static __global__ __launch_bounds__(64) void harm_frame_scan_kernel(double* __restrict__ csum, int T, RagDev rg) {
    double* p = csum + ((long)blockIdx.y * kHarm + blockIdx.x) * T;
    if (rg.tb) {
        p = csum + (long)blockIdx.x * T + rg.pre[blockIdx.y];
        T = rg.tb[blockIdx.y];
    }
    const int lane = threadIdx.x;
    double carry = 0.0;
    for (int base = 0; base < T; base += 64) {
        int i = base + lane;
        double v = i < T ? p[i] : 0.0;
        double inc = wave_incl_scan(v, lane);
        if (i < T) p[i] = carry + (inc - v);
        carry += __shfl(inc, 63);
    }
}

static __global__ __launch_bounds__(256) void harm_synth_kernel(const float* __restrict__ f0, const float* __restrict__ amps,
                                                                const double* __restrict__ coff, float* __restrict__ source,
                                                                int T, float scale_size, float scale_amp, RagDev rg) {
    const int b = blockIdx.y, lane = threadIdx.x & 63;
    const int t = 4 * blockIdx.x + (threadIdx.x >> 6);
    const int rs = T;
    const long Ls = (long)T * kHop;
    long fbase = (long)b * T, abase = (long)b * kHarm * T, sbase = (long)b * 16 * Ls;
    if (rg.tb) {
        T = rg.tb[b];
        fbase = abase = rg.pre[b];
        sbase = (long)rg.pre[b] * kHop;
        scale_size = __fdiv_rn((float)T, (float)(T * kHop));
    }
    if (t >= T) return;
    const bool act = lane < kHop / 8;
    const float* f = f0 + fbase;
    const int p0 = t * kHop + 8 * (act ? lane : 0);
    float fs[8], uv[8];
    Lerp ca[8];
#pragma unroll
    for (int e = 0; e < 8; ++e) {
        const Lerp c = lerp_coord(p0 + e, scale_size, T);
        const float a0 = f[c.i0], a1 = f[c.i1];
        fs[e] = lerp_eval(c, a0, a1);
        uv[e] = lerp_eval(c, a0 > 20.f ? 1.f : 0.f, a1 > 20.f ? 1.f : 0.f);
        ca[e] = lerp_coord(p0 + e, scale_amp, T);
    }
    for (int m = 0; m < kHarm; ++m) {
        double d[8], sum = 0.0;
#pragma unroll
        for (int e = 0; e < 8; ++e) {
            d[e] = act ? (double)div24k(__fmul_rn(fs[e], (float)(m + 1))) : 0.0;
            sum += d[e];
        }
        const double inc = wave_incl_scan(sum, lane);
        double run = coff[abase + (long)m * rs + t] + (inc - sum);
        if (act) {
            const float* am = amps + abase + (long)m * rs;
            float o[8];
#pragma unroll
            for (int e = 0; e < 8; ++e) {
                run += d[e];
                const float I = (float)run;
                const float frac = I - floorf(I);
                const float theta = __fmul_rn(6.2831854820251465f, frac);
                const float hsin = __fmul_rn(sincos_small(theta).x, uv[e]);
                const float amp = lerp_eval(ca[e], am[ca[e].i0], am[ca[e].i1]);
                o[e] = __fmul_rn(hsin, amp);
            }
            float4* dst = reinterpret_cast<float4*>(source + sbase + (long)m * Ls + p0);
            dst[0] = make_float4(o[0], o[1], o[2], o[3]);
            dst[1] = make_float4(o[4], o[5], o[6], o[7]);
        }
    }
}

static __global__ __launch_bounds__(256) void noise_ola_kernel(const float* __restrict__ frames, float* __restrict__ source, int B, int T, float* __restrict__ smax, RagDev rg) {
    __shared__ float red[4];
    const long Ls = (long)T * kHop;
    const long b = blockIdx.y;
    long fbase = b * T, sbase = (b * 16 + 15) * Ls;
    if (rg.tb) {
        T = rg.tb[b];
        fbase = rg.pre[b];
        sbase = 15 * Ls + (long)rg.pre[b] * kHop;
    }
    const long L = (long)T * kHop;
    float mx = 0.f;
    for (long i = blockIdx.x * (long)blockDim.x + threadIdx.x; i < L; i += (long)gridDim.x * blockDim.x) {
        int p = (int)i;
        int q = p + kNfft / 2;
        int f_hi = q / kHop;
        if (f_hi > T) f_hi = T;
        int f_lo = (q - (kNfft - 1) + kHop - 1) / kHop;
        if (q - (kNfft - 1) <= 0) f_lo = 0;
        float s = 0.f;
        for (int f = f_lo > 1 ? f_lo : 1; f <= f_hi; ++f)
            s = __fadd_rn(s, frames[(fbase + (f - 1)) * kNfft + (q - f * kHop)]);
        const float v = s / (float)(f_hi - f_lo + 1);
        source[sbase + p] = v;
        mx = fmaxf(mx, fabsf(v));
    }
    amax_flush_wg(smax + b, mx, red);
}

* * * * * * * * *

▸ **Aim of the task**:
Exactly reproduce the material above.

▸ **Task response**:
static __global__ __launch_bounds__(64) void harm_frame_scan_kernel(double* __restrict__ csum, int T, RagDev rg) {
    double* p = csum + ((long)blockIdx.y * kHarm + blockIdx.x) * T;
    if (rg.tb) {
        p = csum + (long)blockIdx.x * T + rg.pre[blockIdx.y];
        T = rg.tb[blockIdx.y];
    }
    const int lane = threadIdx.x;
    double carry = 0.0;
    for (int base = 0; base < T; base += 64) {
        int i = base + lane;
        double v = i < T ? p[i] : 0.0;
        double inc = wave_incl_scan(v, lane);
        if (i < T) p[i] = carry + (inc - v);
        carry += __shfl(inc, 63);
    }
}

static __global__ __launch_bounds__(256) void harm_synth_kernel(const float* __restrict__ f0, const float* __restrict__ amps,
                                                                const double* __restrict__ coff, float* __restrict__ source,
                                                                int T, float scale_size, float scale_amp, RagDev rg) {
    const int b = blockIdx.y, lane = threadIdx.x & 63;
    const int t = 4 * blockIdx.x + (threadIdx.x >> 6);
    const int rs = T;
    const long Ls = (long)T * kHop;
    long fbase = (long)b * T, abase = (long)b * kHarm * T, sbase = (long)b * 16 * Ls;
    if (rg.tb) {
        T = rg.tb[b];
        fbase = abase = rg.pre[b];
        sbase = (long)rg.pre[b] * kHop;
        scale_size = __fdiv_rn((float)T, (float)(T * kHop));
    }
    if (t >= T) return;
    const bool act = lane < kHop / 8;
    const float* f = f0 + fbase;
    const int p0 = t * kHop + 8 * (act ? lane : 0);
    float fs[8], uv[8];
    Lerp ca[8];
#pragma unroll
    for (int e = 0; e < 8; ++e) {
        const Lerp c = lerp_coord(p0 + e, scale_size, T);
        const float a0 = f[c.i0], a1 = f[c.i1];
        fs[e] = lerp_eval(c, a0, a1);
        uv[e] = lerp_eval(c, a0 > 20.f ? 1.f : 0.f, a1 > 20.f ? 1.f : 0.f);
        ca[e] = lerp_coord(p0 + e, scale_amp, T);
    }
    for (int m = 0; m < kHarm; ++m) {
        double d[8], sum = 0.0;
#pragma unroll
        for (int e = 0; e < 8; ++e) {
            d[e] = act ? (double)div24k(__fmul_rn(fs[e], (float)(m + 1))) : 0.0;
            sum += d[e];
        }
        const double inc = wave_incl_scan(sum, lane);
        double run = coff[abase + (long)m * rs + t] + (inc - sum);
        if (act) {
            const float* am = amps + abase + (long)m * rs;
            float o[8];
#pragma unroll
            for (int e = 0; e < 8; ++e) {
                run += d[e];
                const float I = (float)run;
                const float frac = I - floorf(I);
                const float theta = __fmul_rn(6.2831854820251465f, frac);
                const float hsin = __fmul_rn(sincos_small(theta).x, uv[e]);
                const float amp = lerp_eval(ca[e], am[ca[e].i0], am[ca[e].i1]);
                o[e] = __fmul_rn(hsin, amp);
            }
            float4* dst = reinterpret_cast<float4*>(source + sbase + (long)m * Ls + p0);
            dst[0] = make_float4(o[0], o[1], o[2], o[3]);
            dst[1] = make_float4(o[4], o[5], o[6], o[7]);
        }
    }
}

static __global__ __launch_bounds__(256) void noise_ola_kernel(const float* __restrict__ frames, float* __restrict__ source, int B, int T, float* __restrict__ smax, RagDev rg) {
    __shared__ float red[4];
    const long Ls = (long)T * kHop;
    const long b = blockIdx.y;
    long fbase = b * T, sbase = (b * 16 + 15) * Ls;
    if (rg.tb) {
        T = rg.tb[b];
        fbase = rg.pre[b];
        sbase = 15 * Ls + (long)rg.pre[b] * kHop;
    }
    const long L = (long)T * kHop;
    float mx = 0.f;
    for (long i = blockIdx.x * (long)blockDim.x + threadIdx.x; i < L; i += (long)gridDim.x * blockDim.x) {
        int p = (int)i;
        int q = p + kNfft / 2;
        int f_hi = q / kHop;
        if (f_hi > T) f_hi = T;
        int f_lo = (q - (kNfft - 1) + kHop - 1) / kHop;
        if (q - (kNfft - 1) <= 0) f_lo = 0;
        float s = 0.f;
        for (int f = f_lo > 1 ? f_lo : 1; f <= f_hi; ++f)
            s = __fadd_rn(s, frames[(fbase + (f - 1)) * kNfft + (q - f * kHop)]);
        const float v = s / (float)(f_hi - f_lo + 1);
        source[sbase + p] = v;
        mx = fmaxf(mx, fabsf(v));
    }
    amax_flush_wg(smax + b, mx, red);
}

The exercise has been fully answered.